What's the big fuss about chipping going hand-in-hand with sport climbing. Ask the strongest young (sport) climbers out there. Graham, Sharma, and many of the rest put down chipping and chippers, sometimes quite vehemently. There aren't many climbers who support chipping, and as a community the practice is discouraged. I'm with RuMR, chipping and bolting are two very different ethical considerations.

 

I think they are different activities with somewhat different results, but in many ways they are equivalent:

 

1. Both a bolt and a chipped hold can be employed to "make a route go" which would otherwise present too great of a challenge.
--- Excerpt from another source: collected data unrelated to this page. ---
#ifdef USE_HIP_TRACE_BUILD
    const bool tracing = p.trace != nullptr && (int)(blockIdx.x + gridDim.x * blockIdx.z) == p.dbg && blockIdx.y == 0 && lane == 0 && (wave & 3) == 0;
    int trace_n = 0;
    unsigned long long* const trace_lds = reinterpret_cast<unsigned long long*>(smem + 152064) + (wave >> 2) * 248;
#define V4_STAMP(ID)                                                                                   \
    if (tracing && trace_n < 124) {                                                                    \
        trace_lds[2 * trace_n] = (unsigned long long)(ID);                                             \
        trace_lds[2 * trace_n + 1] = __builtin_readcyclecounter(); ++trace_n;                          \
    }
#ifdef USE_HIP_TRACE_PHASES
#define V4_TRACE_FORCE(R) asm volatile("" :: "v"((R).x), "v"((R).y), "v"((R).z), "v"((R).w));
#define V4_PSTAMP_C(C_, ID) if ((C_) >= 1 && (C_) <= 2) { V4_STAMP(ID) }
#define V4_PSTAMP(ID) if (c >= 1 && c <= 2) { V4_STAMP(ID) }
#else
#define V4_TRACE_FORCE(R)
#define V4_PSTAMP_C(C_, ID)
#define V4_PSTAMP(ID)
#endif
#else
#define V4_STAMP(ID)
#define V4_PSTAMP(ID)
#define V4_PSTAMP_C(C_, ID)
#define V4_TRACE_FORCE(R)
#endif
    V4_STAMP(1)
    typedef typename SHAPE::template Tile<typename MF::frag, KSTEPS> RT;
    typename RT::acc_t acc;

    V4_STAMP(11)
    constexpr bool W16 = sizeof(TIN) == 2;
    const int h_ = lane >> (S16 ? 4 : 5);
#define V4_SW(P) (S16 ? V5_SW(P) : ((P) >> 2) & 3)
#define V4_KX(KK) (W16 ? ((KK) * 2) << 4 : ((KK) >> 1) << 4)
#define V4_KO(KK) (W16 ? 0 : ((KK)&1) * 8)
    int a_dx[3];
#pragma unroll
    for (int dx = 0; dx < 3; ++dx) {
        const int P = lrow + dx;
        a_dx[dx] = wave * 2 * HPITCH + P * PXB + (((W16 ? h_ : 0) ^ V4_SW(P)) << 4) + (W16 ? 0 : h_ * 4);
    }
    const int b_0 = 2 * HALO_BYTES + lrow * PXB + (((W16 ? h_ : 0) ^ ((lrow >> 2) & 3)) << 4) + (W16 ? 0 : h_ * 4);

    constexpr int COEF_OFF = MAIN_BYTES;
    constexpr int TAB_OFF = COEF_OFF + 512 * 8;
    int* const pix_tab = reinterpret_cast<int*>(smem + TAB_OFF);
    int* const dst_tab = pix_tab + PIECE_ITERS * 512;
    const int dummy_slot = ((tid / 56) * HROW + V4_HW) * PXB + (tid % 56) * 16;
    float2* const coef_lds = reinterpret_cast<float2*>(smem + COEF_OFF);
    float ca[VEC], cb[VEC];
    auto load_coef = [&](int chunk) {
        const float2* cf = coef_lds + chunk * CK + part * VEC;
#pragma unroll
        for (int k = 0; k < VEC; ++k) { const float2 v = cf[k]; ca[k] = v.x; cb[k] = v.y; }
    };
    auto buf_ld = [&](const void* base, unsigned voff, unsigned soff, int live = 1) -> uint4 {
        const __amdgpu_buffer_rsrc_t rs = __builtin_amdgcn_make_buffer_rsrc(const_cast<void*>(base), 0, live ? 0x7fffffff : 0, 0x00020000);
        return __builtin_bit_cast(uint4, __builtin_amdgcn_raw_buffer_load_b128(rs, voff, soff, 0));
    };
    auto buf_ld_in = [&](const void* base, unsigned voff, unsigned soff, int live) -> uint4 {
        const __amdgpu_buffer_rsrc_t rs = __builtin_amdgcn_make_buffer_rsrc(const_cast<void*>(base), 0, live ? 0x7fffffff : 0, 0x00020000);
        return __builtin_bit_cast(uint4, __builtin_amdgcn_raw_buffer_load_b128(rs, voff, soff, V4_AUX_IN));
    };
    auto src_ld0 = [&](int chunk, int pixoff, int live = 1) -> uint4 {
        const int c_glob = chunk * CK;
        const TIN* src; int Cs, c_loc;
        if (c_glob < p.C0) { src = (const TIN*)p.src0; Cs = p.C0; c_loc = c_glob; }
        else               { src = (const TIN*)p.src1; Cs = p.C1; c_loc = c_glob - p.C0; }
        const unsigned voff = (unsigned)pixoff * (unsigned)(Cs * (int)sizeof(TIN)) + (unsigned)(part * 16);
        return buf_ld_in(src + (size_t)b * p.H * p.W * Cs, voff, (unsigned)(c_loc * (int)sizeof(TIN)), live);
    };
    auto load_piece1 = [&](int chunk2, int q, uint4& raw) -> unsigned {
        const int pix = (q * 512 + tid) / PARTS;
        const int gy = ty0 + (pix >> 5), gx = tx0 + (pix & 31);
        const bool inb = gy < p.H && gx < p.W;
        const int c_glob = chunk2 * CK;
        const TIN* src; int Cs, c_loc;
        if (c_glob < p.XC0) { src = (const TIN*)p.x0; Cs = p.XC0; c_loc = c_glob; }
        else                { src = (const TIN*)p.x1; Cs = p.XC1; c_loc = c_glob - p.XC0; }
        const unsigned pixoff = inb ? (unsigned)(gy * p.W + gx) : 0u;
        raw = buf_ld(src + (size_t)b * p.H * p.W * Cs, pixoff * (unsigned)(Cs * (int)sizeof(TIN)) + (unsigned)(part * 16), (unsigned)(c_loc * (int)sizeof(TIN)));
        return inb ? 0xffffffffu : 0u;
    };
    auto piece1_dst = [&](int q, int hb) -> int {
        const int pix = (q * 512 + tid) / PARTS;
        const int P = ((pix >> 5) + 1) * HROW + (pix & 31) + 1;
        return hb * HALO_BYTES + P * PXB + ((part ^ V4_SW(P)) << 4);
    };

    const unsigned wvoff = (unsigned)tid * 16u;
    const int wdst = 2 * HALO_BYTES + tid * 16;
    const unsigned slab_b = (unsigned)(p.cout_pad * CK) * (unsigned)sizeof(TIN);
    const unsigned n0_b = (unsigned)(n0 * CK) * (unsigned)sizeof(TIN);
#define V4_LOAD_W(CC, TT, R)                                                                                         \
    {                                                                                                                \
        const int cw0_ = (TT) > 8 ? (CC) + 1 : (CC);                                                                 \
        const int cw_ = cw0_ < nchunks ? cw0_ : nchunks - 1;  \
        const int tw_ = (TT) > 8 ? (TT)-9 : (TT);             \
        R = buf_ld(p.wb, wvoff, (unsigned)(tw_ * nchunks + cw_) * slab_b + n0_b, V4_DEAD_LOADS ? (cw0_ < nchunks) : 1);       \
    }
#define V4_STORE_W(BUF, R) { *reinterpret_cast<uint4*>(smem + (BUF)*W_BYTES + wdst) = R; }

    uint4 wS, hL[3];
    const uint4 zero4 = make_uint4(0, 0, 0, 0);
    wS = hL[0] = hL[1] = hL[2] = zero4;
    {
        V4_STAMP(12)
        uint4 w0 = zero4, raw[PIECE_ITERS];
        float2 cfv = make_float2(1.f, 0.f);
        if (tid < Ctot)
            cfv = p.gn_st0 ? gn_coef_of(p.gn_st0, p.C0, p.gn_st1, p.C1, p.gn_gamma, p.gn_beta, p.gn_groups, p.gn_inv_n, p.gn_eps, b, tid)
                  : p.coef ? *reinterpret_cast<const float2*>(p.coef + ((size_t)b * Ctot + tid) * 2) : make_float2(1.f, 0.f);
        V4_LOAD_W(0, 0, w0);
        V4_LOAD_W(0, 1, wS);
        int slot[PIECE_ITERS], ppv[PIECE_ITERS]; bool inbv[PIECE_ITERS];
#pragma unroll
        for (int j = 0; j < PIECE_ITERS; ++j) {
            const int idx = j * 512 + tid;
            const int pix = idx < NPIECE ? idx / PARTS : 0;
            const int hy = pix / V4_HW, hx = pix - hy * V4_HW;
            const int gy = ty0 + hy - 1, gx = tx0 + hx - 1;
            const bool inb = idx < NPIECE && gy >= 0 && gy < p.H && gx >= 0 && gx < p.W;
            int pp = inb ? gy * p.W + gx : 0;
#ifdef USE_HIP_ABLATE_HALO
            pp = idx & 127;
#endif
#ifdef USE_HIP_ABLATE
            if (p.dbg & 1) pp = idx & 127;
#endif
            raw[j] = (V4_ABL & 32) ? zero4 : src_ld0(0, pp);
            const int P = hy * HROW + hx;
            slot[j] = P * PXB + ((part ^ V4_SW(P)) << 4);
            ppv[j] = pp; inbv[j] = inb;
            if (idx >= NPIECE) slot[j] = -1;
        }
        __builtin_amdgcn_sched_barrier(0);
        V4_STAMP(13)
#pragma unroll
        for (int j = 0; j < PIECE_ITERS; ++j) {
            const int idx = j * 512 + tid;
            if (slot[j] >= 0 && !inbv[j]) {
                *reinterpret_cast<uint4*>(smem + slot[j]) = zero4;
                *reinterpret_cast<uint4*>(smem + HALO_BYTES + slot[j]) = zero4;
            }
            pix_tab[idx] = ppv[j];
            slot[j] = inbv[j] ? slot[j] : dummy_slot;
            dst_tab[idx] = slot[j];
        }
#pragma unroll
        for (int i = 0; i < TM; ++i)
#pragma unroll
            for (int j = 0; j < TN; ++j)
#pragma unroll
                for (int r = 0; r < 16; ++r) {
                    if constexpr (S16) acc[i][(r >> 3) & 1][j][(r >> 2) & 1][r & 3] = addv[2 * j + ((r >> 2) & 1)];
                    else acc[i][j][r] = addv[j];
                }
        if (tid < Ctot) coef_lds[tid] = cfv;
        V4_STAMP(14)
        __syncthreads();
        V4_STAMP(15)
        load_coef(0);
        V4_STORE_W(0, w0);
        V4_STAMP(16)
#pragma unroll
        for (int j = 0; j < PIECE_ITERS; ++j)
            *reinterpret_cast<uint4*>(smem + slot[j]) = (V4_ABL & 32) ? raw[j] : stage_transform<TIN, ACT>(raw[j], 0xffffffffu, ca, cb);
    }

    typename RT::af_t af; typename RT::bf_t bf;
    int dst_ = 0;
    uint4 tkeep = zero4; int dkeep = 0;
#ifdef USE_HIP_SETPRIO
#define V4_SETPRIO(N) __builtin_amdgcn_s_setprio(N);
#else
#define V4_SETPRIO(N)
#endif
#ifdef V4_PEEL_LAST
#define V4_P0 1
#else
#define V4_P0 0
#define V4_STG 1
#endif
#define V4_LD_PHASE(T) (V4_STG && (T) >= V4_P0 && (T) < PIECE_ITERS + V4_P0)
#define V4_XF_PHASE(T) (V4_STG && (T) >= V4_P0 + 2 && (T) < PIECE_ITERS + V4_P0 + 2)
#define V4_XF_IDX(T) (V4_XF_PHASE(T) ? (T) - V4_P0 - 2 : 0)
#define V4_LD_FRAGS(HA_, WB_, DX, GUARD)                                                                             \
    if constexpr (S16) {                                                                                             \
        _Pragma("unroll") for (int i = 0; i < TM; ++i)                                                               \
            _Pragma("unroll") for (int a = 0; a < 2; ++a) af[i][a] = MF::ld((HA_) + a_dx[DX] + i * HPITCH + a * 16 * PXB); \
        _Pragma("unroll") for (int j = 0; j < TN; ++j)                                                               \
            _Pragma("unroll") for (int bb = 0; bb < 2; ++bb) bf[j][bb] = MF::ld((WB_) + b_0 + (2 * j + bb) * 16 * PXB); \
    } else {                                                                                                         \
        _Pragma("unroll") for (int kk = 0; kk < KSTEPS; ++kk) {                                                      \
            int ak_ = a_dx[DX], bk_ = b_0;                                                                           \
            if ((GUARD) && !W16) asm volatile("" : "+v"(ak_), "+v"(bk_));    \
            ak_ ^= V4_KX(kk); bk_ ^= V4_KX(kk);                                                                      \
            _Pragma("unroll") for (int i = 0; i < TM; ++i) af[kk][i] = MF::ld((HA_) + ak_ + i * HPITCH + V4_KO(kk)); \
            _Pragma("unroll") for (int j = 0; j < TN; ++j) bf[kk][j] = MF::ld((WB_) + bk_ + j * 32 * PXB + V4_KO(kk)); \
        }                                                                                                            \
    }
#define V4_LDS(CC, T)                                                                                                \
    {                                                                                                                \
        const int cc_ = (CC);                                                                                        \
        const int par_ = cc_ & 1;                             \
        const int cn_ = cc_ + 1 < nchunks ? cc_ + 1 : cc_;    \
        int pix_ = 0;                                         \
                                                        \
        if (V4_LD_PHASE(T)) pix_ = (V4_ABL & 128) ? tid * 3 : pix_tab[(V4_LD_PHASE(T) ? (T) - V4_P0 : 0) * 512 + tid]; \
        if (V4_XF_PHASE(T)) dst_ = (V4_ABL & 128) ? tid * 80 : dst_tab[V4_XF_IDX(T) * 512 + tid];    \
        {                                                                                                            \
            const char* ha_ = smem + par_ * HALO_BYTES + ((T) / 3) * HPITCH;                                         \
            const char* wbuf_ = smem + (par_ ^ ((T)&1)) * W_BYTES;                                                   \
            if (!(V4_ABL & 8) || ((CC) == 0 && (T) == 0)) { V4_LD_FRAGS(ha_, wbuf_, (T) % 3, true) }                 \
        }                                                                                                            \
        __builtin_amdgcn_sched_barrier(0);                                                                           \
        if (!S16 && (V4_ABL & 512) && (T) >= 3 + V4_P0 && (T) < PIECE_ITERS + 3 + V4_P0) *reinterpret_cast<uint4*>(smem + dkeep) = tkeep;    \
        if (V4_XF_PHASE(T)) dst_ += (par_ ^ 1) * HALO_BYTES;           \
        if ((V4_ABL & 256) && V4_XF_PHASE(T)) dst_ = (par_ ^ 1) * HALO_BYTES + tid * 16;                             \
        if (!(V4_ABL & 4)) {                                                                                         \
        V4_STORE_W((par_ ^ ((T)&1)) ^ 1, wS);                                                                        \
        V4_LOAD_W(cc_, (T) + 2, wS);                                                                                 \
        }                                                                                                            \
        __builtin_amdgcn_sched_barrier(0);                         \
        if (V4_LD_PHASE(T)) {                                                                                        \
            if ((T) == V4_P0) load_coef(cn_);                                                                        \
            hL[((T) - V4_P0) % 3] = src_ld0(cn_, pix_, V4_DEAD_LOADS ? (cc_ + 1 < nchunks) : 1);                                                         \
        }                                                                                                            \
    }
#define V4_MMA_ALL()                                                                                                 \
    if constexpr (S16) {                                                                                             \
        _Pragma("unroll") for (int i = 0; i < TM; ++i)                                                               \
            _Pragma("unroll") for (int a = 0; a < 2; ++a)                                                            \
                V5Xf<TIN>::bare8(acc[i][a][0][0], acc[i][a][0][1], acc[i][a][1][0], acc[i][a][1][1], acc[i][a][2][0], acc[i][a][2][1], acc[i][a][3][0], acc[i][a][3][1], \
                                 af[i][a], bf[0][0], bf[0][1], bf[1][0], bf[1][1], bf[2][0], bf[2][1], bf[3][0], bf[3][1]); \
    } else {                                                                                                         \
        _Pragma("unroll") for (int kk = 0; kk < KSTEPS; ++kk)                                                        \
            _Pragma("unroll") for (int i = 0; i < TM; ++i)                                                           \
                _Pragma("unroll") for (int j = 0; j < TN; ++j) acc[i][j] = MF::mma(af[kk][i], bf[kk][j], acc[i][j]); \
    }
#define V4_MFMA(CC, T)                                                                                               \
    {                                                                                                                \
        V4_SETPRIO(1)                                                                                                \
        if constexpr (sizeof(TIN) == 2) {                 \
            if (V4_XF_PHASE(T)) {                      \
                                 \
                V4_PSTAMP_C(CC, 300 + (T))       \
                V4_TRACE_FORCE(hL[V4_XF_IDX(T) % 3])                                                                 \
                V4_PSTAMP_C(CC, 400 + (T))                                                                           \
                if (V4_ABL & 1) {                                                                                    \
                    V4_MMA_ALL()                                                                                     \
                    if (!(V4_ABL & 64)) *reinterpret_cast<uint4*>(smem + dst_) = hL[V4_XF_IDX(T) % 3];               \
                } else {                                                                                             \
                    uint4 t0;                                                                                        \
                    if constexpr (S16) t0 = v5_mfma32_with_transform<TIN, ACT>(acc, af, bf, hL[V4_XF_IDX(T) % 3], ca, cb); \
                    else t0 = mfma16_with_transform<TIN, ACT>(acc, af, bf, hL[V4_XF_IDX(T) % 3], ca, cb);            \
                    if (!S16 && (V4_ABL & 512)) { tkeep = t0; asm volatile("" : "+v"(tkeep.x), "+v"(tkeep.y), "+v"(tkeep.z), "+v"(tkeep.w)); dkeep = dst_; } \
                    else if (!(V4_ABL & 64)) *reinterpret_cast<uint4*>(smem + dst_) = t0;  \
                }                                                                                                    \
            } else {                                                                                                 \
                V4_MMA_ALL()                                                                                         \
            }                                                                                                        \
        } else {                                                                                                     \
            V4_MMA_ALL()                                                                                             \
            if (V4_XF_PHASE(T)) {                                                                                    \
                const uint4 t0 = stage_transform<TIN, ACT>(hL[V4_XF_IDX(T) % 3], 0xffffffffu, ca, cb);               \
                *reinterpret_cast<uint4*>(smem + dst_) = t0;                                                         \
                _Pragma("unroll") for (int g = 0; g < 16; ++g) {                                                     \
                    __builtin_amdgcn_sched_group_barrier(0x008, TM * TN * KSTEPS / 16, 0);                \
                    __builtin_amdgcn_sched_group_barrier(0x002, 3, 0);                                  \
                    __builtin_amdgcn_sched_group_barrier(0x400, 1, 0);                                  \
                }                                                                                                    \
            }                                                                                                        \
        }                                                                                                            \
        V4_SETPRIO(0)                                                                                                \
    }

It has been argued by bolt enthusiasts that bolts only reduce danger and the cerebral challenge of leading, whereas chipping may reduce the physical challenge. However, it is not obvious that these elements (physical/mental) are completely separable. With a bolt at your hip, and with the next one just above your head, you can afford to climb with more abandon, you can push to the point of falling off. For a given grade, you can be less fit, less of an athlete and still try to push through on a sport route, whereas on a route where gear is sparse, you must climb with much more physical control, with enough reserve to climb down if you can't make it to the next gear. In short, you've got to be better prepared physically. Put 25 bolts on the Bachar Yerian and a novice 5.11 climber will certainly get the redpoint. In its current state, you should probably be a 5.12 climber to get on that thing. Which is why I haven't. Anyway, bolts do diminish both mental and physical challenge in this way, which makes them seem similar to chipping holds.

 

2. Whether it's a bolt or a chipped hold, the decision to employ it will alter the appearance of the rock, and the change is arguably permanent. A bolt is always a visual intrusion on the wilderness which is noticed by every climber and often by other recreational users; a chipped hold is often a visual intrusion that can be notice by climbers.

 

Not everybody agrees that bolts are unaesthetic intrusions on the wilderness experience, and not everybody agrees that chipped holds are either.

 

3. In order to employ a bolt or a chipped hold, you have to assume that future parties will appreciate your permanent alterations. Otherwise you've got to be willing to say that you don't care what everybody else thinks and carry out your plan. In this case, you're basically stating that the route you're establishing is in some sense your private property.

 

Bolts and chipped holds are certainly different in that currently far more people approve of bolts. My point is that this difference is not based on logic and ethical principle but is merely popular sentiment.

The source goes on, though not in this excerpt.